Mayo Clinic/ASU Collaboration Announcement: Media Backgrounder


Under the leadership of Victor Trastek, M.D., CEO of Mayo Clinic in Arizona, and Michael Crow, President of Arizona State University (ASU), Mayo and ASU have been working together on a series of strategic collaborations since 2003.

Both organizations possess unique leadership qualities, creative energy and enthusiasm for learning and innovation. The combination of these qualities — along with several successful collaborations in the last eight years — has served to establish a solid foundation for a deeper and broader relationship. 

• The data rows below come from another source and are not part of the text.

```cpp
int launch_tile(mr_scene *sc, FrameSlot *fs, const mr::FrameConst &fc, const FramePlan &p, const mr::FrameLights &lights, uint8_t *d_out)
{
    using namespace mr;
    TileKernArgs tka;
    tka.fc = fc;
    TileArgs &ta = tka.ta;
    ta.clips = fs->d_clips.as<TriClip>(); ta.quads = fs->d_quads.as<QuadRec>();
    ta.bin_count = fs->d_bin_count.as<uint32_t>();
    for (int c = 0; c < BIN_CLASSES; ++c) { ta.items[c] = fs->d_items[c].as<uint32_t>(); ta.cap[c] = fs->bin_cap[c]; }
    ta.tap_mask = (p.overlay && !p.taps_asked) ? fs->ov.list<uint8_t>(3) : nullptr;
    ta.zbuf = p.keep ? fs->d_z.as<double>() : nullptr;
    ta.winner = p.keep ? fs->d_winner.as<int32_t>() : nullptr;
    ta.stencil = p.keep ? fs->d_stencil.as<int32_t>() : nullptr;
    ta.tile_stats = fs->d_tile_stats.as<uint32_t>();
    ta.ctr = fs->ctr(fs->frames_enqueued); ta.next_ctr = fs->ctr(fs->frames_enqueued + 1); ta.sticky = fs->sticky();
    ta.order = p.ordered ? fs->d_hist.as<uint32_t>() : nullptr;
    ta.tile_class = reinterpret_cast<uint8_t *>(fs->d_hist.p) + p.order_bytes;
    ta.split_arrive = fs->d_split.as<uint32_t>(); ta.split_sten = fs->d_split.as<int32_t>() + HEAVY0_MAX;
    ta.split_cost = p.split_cost; ta.split_quads = p.split_quads; ta.split_max = p.split_max;
    ta.quad_walk = (uint32_t)p.env.quad_walk;
    ShadeArgs &sh = tka.sh;
    sh.tris = fs->d_tris.as<TriRec>(); sh.face_pos = sc->d_face_pos.p; sh.face_attr = sc->d_face_attr.as<FaceAttr>();
    sh.materials = sc->d_materials.as<Material>();
    sh.sky = sc->sky_size > 0 ? sc->d_sky.as<uint8_t>() : nullptr;
    sh.gamma_lut = sc->d_gamma.as<float>(); sh.out = d_out;
    sh.frame = (fc.flags & MR_FRAME_KEEP_FLOAT) ? fs->d_frame.as<float>() : nullptr;
    tka.ml.lights.n = 1;
    if (p.ml) tka.ml.lights = lights;
    for (int k = 1; p.ml && k < MAX_LIGHTS; ++k) tka.ml.stencil[k - 1] = p.keep && k < p.n_lights ? fs->d_stencil_x[k - 1].as<int32_t>() : nullptr;
    if (p.n_tiles <= 0) {
        HIP_TRY(hipMemsetAsync(ta.next_ctr, 0, sizeof(Counters), fs->stream));
        return MR_OK;
    }
    static const struct { void (*kernel)(const TileKernArgs); int front; } choice[2][6] = {
        { { k_tile<false, true, true>, 0 },            { k_tile<false, false, true>, 0 },
          { k_tile<true, true, false>, SPLIT_FRONT },  { k_tile<true, false, false>, SPLIT_FRONT },
          { k_tile<false, true, false>, 0 },           { k_tile<false, false, false>, 0 } },
        { { k_tile_full<false, true, true>, 0 },           { k_tile_full<false, false, true>, 0 },
          { k_tile_full<true, true, false>, SPLIT_FRONT }, { k_tile_full<true, false, false>, SPLIT_FRONT },
          { k_tile_full<false, true, false>, 0 },          { k_tile_full<false, false, false>, 0 } } };
    const auto &c = choice[p.full][(p.ml ? 0 : p.split ? 2 : 4) + !p.ss];
    hipLaunchKernelGGL(c.kernel, dim3((unsigned)(p.n_tiles + c.front)), dim3(TILE_PX), 0, fs->stream, tka);
    return MR_OK;
}

void launch_after_tile(mr_scene *sc, FrameSlot *fs, const mr_frame_desc *fr, const mr::FrameConst &fc, const FramePlan &p, uint8_t *d_out)
{
    using namespace mr;
    hipStream_t stream = fs->stream;
    if ((fc.flags & MR_FRAME_FACE_STATUS) && fc.n_faces > 0)
        hipLaunchKernelGGL(k_face_status, dim3(blocks_for(fc.n_faces, 256)), dim3(256), 0, stream, fc, fs->d_tris.as<TriRec>(),
                           fs->d_clips.as<TriClip>(), fs->d_z.as<double>(), fs->d_stencil.as<int32_t>(), fs->d_status.as<uint8_t>());
    if (p.overlay && p.partial) {
// ... 156 lines not shown
```

py-numpy-renderer_amd/csrc/kernels_tile.h:

```cpp
#pragma once

#include "kernels_bin.h"
#include "kernels_shade.h"

namespace mr {

__device__ __forceinline__ unsigned long long z_key(double z)
{
    const unsigned long long b = (unsigned long long)__double_as_longlong(z);
    return (b >> 63) ? ~b : (b | 0x8000000000000000ull);
}
__device__ __forceinline__ double z_unkey(unsigned long long k)
{
    const unsigned long long b = (k >> 63) ? (k & 0x7fffffffffffffffull) : ~k;
    return __longlong_as_double((long long)b);
}

template <bool MAYBE_SINGLE>
struct PairMath {
    double a0, a1, p0, p1, q0, q1, k0, k1, k2;
    float d00, d01, d11, inv_den;
    bool sbox, sz;
    __device__ __forceinline__ explicit PairMath(const TriRec &t)
    {
// ... 7 lines not shown
    }
    __device__ __forceinline__ void bary(double x, double y, float &u, float &v, float &w) const
    {
        const double r0 = (sbox ? x : y) - a0, r1 = (sbox ? y : x) - a1;
        const float d20 = (float)fma(r1, p1, r0 * p0);
        const float d21 = (float)fma(r1, q1, r0 * q0);
        v = (d11 * d20 - d01 * d21) * inv_den;
        w = (d00 * d21 - d01 * d20) * inv_den;
        u = 1.0f - v - w;
    }
    __device__ __forceinline__ void bary(int x, int y, float &u, float &v, float &w) const
    {
        bary((double)(sbox ? x : y), (double)(sbox ? y : x), true, u, v, w);
    }
    __device__ __forceinline__ double depth(float u, float v, float w) const
    {
        const float m0 = sz ? u : v, m1 = sz ? v : u;
        return fma((double)w, k2, fma((double)m1, k1, (double)m0 * k0));
    }
private:
    __device__ __forceinline__ void bary(double c0, double c1, bool, float &u, float &v, float &w) const
    {
        const double r0 = c0 - a0, r1 = c1 - a1;
        const float d20 = (float)fma(r1, p1, r0 * p0);
        const float d21 = (float)fma(r1, q1, r0 * q0);
        v = (d11 * d20 - d01 * d21) * inv_den;
        w = (d00 * d21 - d01 * d20) * inv_den;
        u = 1.0f - v - w;
    }
};

constexpr int SMALL_LANES = 4;

constexpr int SWEEP_CACHE_K = 2, SWEEP_CACHE_ROUNDS = 2;
struct SweepCache {
    unsigned long long key[SWEEP_CACHE_K];
    uint32_t meta;
};

struct TileBounds { int width, band_y0, band_y1; };

template <int SWEEP, bool FULL>
__device__ __forceinline__ void small_pair(const TileBounds &tb, const TriRec &t, int gx, int gy, bool rh,
                                           unsigned long long *s_key, int *s_win, int sub, int lanes, unsigned int &frags,
                                           SweepCache *cache = nullptr, int first = 0)
{
    const int x0 = max((int)t.x0, gx), x1 = min((int)t.x1, min(gx + TILE_W, tb.width));
    const int y0 = max(max((int)t.y0, gy), tb.band_y0), y1 = min(min((int)t.y1, gy + TILE_H), tb.band_y1);
    const PairMath<true> pm(t);
    const bool nodepth = FULL && ((t.flags >> 8) & FF_NO_DEPTH) != 0;
    const int bw = x1 - x0;
    if (cache) { cache->meta = 0; }
    if (bw <= 0) return;
    int px = x0 + sub, py = y0;
    while (px >= x1) { px -= bw; ++py; }
    int walked = 0;
    while (py < y1) {
        if (SWEEP == 0 || walked >= first) {
            float u, v, w;
            pm.bary(px, py, u, v, w);
            bool ok = u >= 0 && v >= 0 && w >= 0;
            if (FULL && ok && SWEEP == 0) ++frags;
            if (ok && (SWEEP == 1 || !nodepth)) {
                const double z = pm.depth(u, v, w);
                if (z == z) {
                    const int p = (py - gy) * TILE_W + (px - gx);
                    const unsigned long long k = z_key(z);
                    if (SWEEP == 0) {
                        if (rh) atomicMin(&s_key[p], k); else atomicMax(&s_key[p], k);
                        if (cache) {
#pragma unroll
                            for (int c = 0; c < SWEEP_CACHE_K; ++c)
                                if (walked == c) { cache->key[c] = k; cache->meta |= ((uint32_t)p << (8 * c)) | (1u << (16 + c)); }
                        }
                    } else if (nodepth ? (rh ? k <= s_key[p] : k >= s_key[p]) : s_key[p] == k) {
                        atomicMax(&s_win[p], t.face);
                    }
                }
            }
        }
        ++walked;
        px += lanes;
        while (px >= x1) { px -= bw; ++py; }
    }
    if (cache) cache->meta |= (uint32_t)walked << 20;
}

__device__ __forceinline__ int out_row(const FrameConst &fc, int py, int l)
{
    if (fc.out_tile_rows > 0)
        return (fc.out_tile_rows - 1 - l) * TILE_H + (tile_row_frame(fc, l) * TILE_H + TILE_H - 1 - py);
    return fc.band_y1 - 1 - py;
}

__device__ __forceinline__ uint8_t *ss_out_pixel(uint8_t *out, int width, int band_y1, int shift, int px, int py)
{
    return out + ((size_t)((band_y1 - 1 - py) >> shift) * (width >> shift) + (px >> shift)) * 3;
}
__device__ __forceinline__ void ss_block_mean(const float *rgb, int row, int shift, float m[3])
{
    const int s = 1 << shift;
    float acc[3] = { 0.f, 0.f, 0.f };
    for (int j = 0; j < s; ++j)
        for (int i = 0; i < s; ++i) {
#pragma unroll
            for (int c = 0; c < 3; ++c) acc[c] += rgb[j * row + i * 3 + c];
        }
    const float inv = 1.0f / (float)(s * s);
#pragma unroll
    for (int c = 0; c < 3; ++c) m[c] = acc[c] * inv;
}
__device__ __forceinline__ void ss_resolve_tile(const FrameConst &fc, const float *s_rgb, uint8_t *out, int gx, int gy, int tid,
                                                const float *s_gamma)
{
    const int shift = fc.ss_mode & SS_SHIFT_MASK, n_log = 4 - shift;
    static_assert(TILE_W == 16 && TILE_H == 16, "ss_resolve_tile");
    if (tid >= 1 << (2 * n_log)) return;
    const int bx = tid & ((1 << n_log) - 1), by = tid >> n_log;
// ... 55 lines not shown
#define MR_CLASS_SCALE 100
#endif
__device__ __forceinline__ int tile_class(uint32_t cost)
{
    const uint32_t c = cost * 100u / (uint32_t)MR_CLASS_SCALE;
    return c >= 500u ? 1 : c >= 350u ? 2 : c >= 250u ? 3 : c >= 170u ? 4 : c >= 110u ? 5 : c >= 70u ? 6 : c >= 40u ? 7 : 8;
}
static_assert(ORDER_CLASSES == 8, "tile_class");
#ifndef MR_HEAVY0_MAX
#define MR_HEAVY0_MAX 128
#endif
constexpr int HEAVY_SPLIT = 4, HEAVY0_MAX = MR_HEAVY0_MAX;
#ifndef MR_TILE_WAVES
#define MR_TILE_WAVES 5
#endif
constexpr int K_TILE_WAVES = MR_TILE_WAVES;
#ifndef MR_TILE_WAVES_1L
#define MR_TILE_WAVES_1L 6
#endif
constexpr int K_TILE_WAVES_1L = MR_TILE_WAVES_1L;
constexpr int SPLIT_FRONT = HEAVY_SPLIT * HEAVY0_MAX;

__device__ __forceinline__ uint32_t tile_cost(uint32_t n_small, uint32_t n_big, uint32_t n_quad)
{
    return 20u + 2u * n_small + 30u * n_big + 3u * n_quad;
}

struct TileArgs {
    const TriClip *clips;
    const QuadRec *quads;
    uint32_t *bin_count;
    const uint32_t *items[BIN_CLASSES];
    uint32_t cap[BIN_CLASSES];
    const uint8_t *tap_mask;
    double *zbuf;
    int32_t *winner, *stencil;
    uint32_t *tile_stats;
    Counters *ctr, *next_ctr;
    Sticky *sticky;
    int32_t *split_sten;
    uint32_t *split_arrive;
    const uint32_t *order;
    uint8_t *tile_class;
    uint32_t split_cost, split_quads;
    uint32_t split_max;
    uint32_t quad_walk;
};

struct TileLights {
    FrameLights lights;
    int32_t *stencil[MAX_LIGHTS - 1];
};
struct TileKernArgs { FrameConst fc; TileArgs ta; ShadeArgs sh; TileLights ml; };

template <bool SPLIT, bool SS, bool ML, bool FULL>
__device__ __forceinline__ void tile_body()
{
    static_assert(!(SPLIT && ML), "frames with several lights do not split their heavy tiles");
    __shared__ unsigned long long s_key[TILE_PX];
    __shared__ int s_win[TILE_PX];
    __shared__ unsigned int s_cnt[TILE_STATS];
    __shared__ uint4 s_quad[QUAD_BATCH * QUAD_STAGE_U4];
    __shared__ uint32_t s_id[QUAD_BATCH];
    __shared__ float s_gamma[GAMMA_LUT_SIZE];
    __shared__ unsigned long long s_mat[MAT_LDS * sizeof(Material) / 8];
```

The enhanced collaboration between Mayo Clinic and ASU will draw from the major strengths of each organization — Mayo's extensive clinical experience, medical education programs and its vertical integration of research spanning basic science, laboratory-based clinical investigation, clinical trials and population sciences and ASU's recognized leadership as an academic institution in basic research and advanced programs in biodesign, biotechnology and biomedical informatics with the Arizona Biodesign Institute. Both organizations share similar values, and both are focused through this enhanced collaboration on transforming health and healthcare delivery.

The relocation of ASU’s Department of Biomedical Informatics to the Scottsdale campus of Mayo Clinic by late summer 2011 is the first significant component of the enhanced relationship. Biomedical informatics is a burgeoning field at the intersection of information science, computer science and health care. It deals with the resources, devices and methods needed to optimize the acquisition, storage, retrieval and use of health and biomedical information with the goal of enhancing patient care and overall human health.

Mayo Clinic and ASU: A history of strategic collaborations
During the past eight years, several successful collaborative endeavors have been developed and implemented:

• ASU College of Nursing and Health Innovation/Mayo Clinic Campus

Mayo and ASU have collaborated to create this unique program, which increases enrollment capacity for nursing students statewide. Students are taught, using ASU nursing curriculum, by a faculty of Mayo Clinic nurses in a classroom environment on the Phoenix campus. A clinical laboratory learning space opened at Mayo Clinic Hospital to further support this successful program.

• Mayo Medical School/ASU Dual Degree Programs:

- M.D./J.D.
- M.D./M.B.A.
- M.D./Biomedical Informatics
- M.D./Biomedical Engineering
- M.D./Communications

• ASU/Mayo Clinic Seed Research Grants

The ASU/Mayo Partnership for Collaborative Research offers a Seed Grant Program for new collaborative research projects between ASU and Mayo Clinic. Projects selected for funding involve hands-on roles of both ASU and Mayo investigators, and are pilot studies that have a high probability of leading to a later submission to the National Institutes of Health or other peer review, grant funding agencies for longer-term support.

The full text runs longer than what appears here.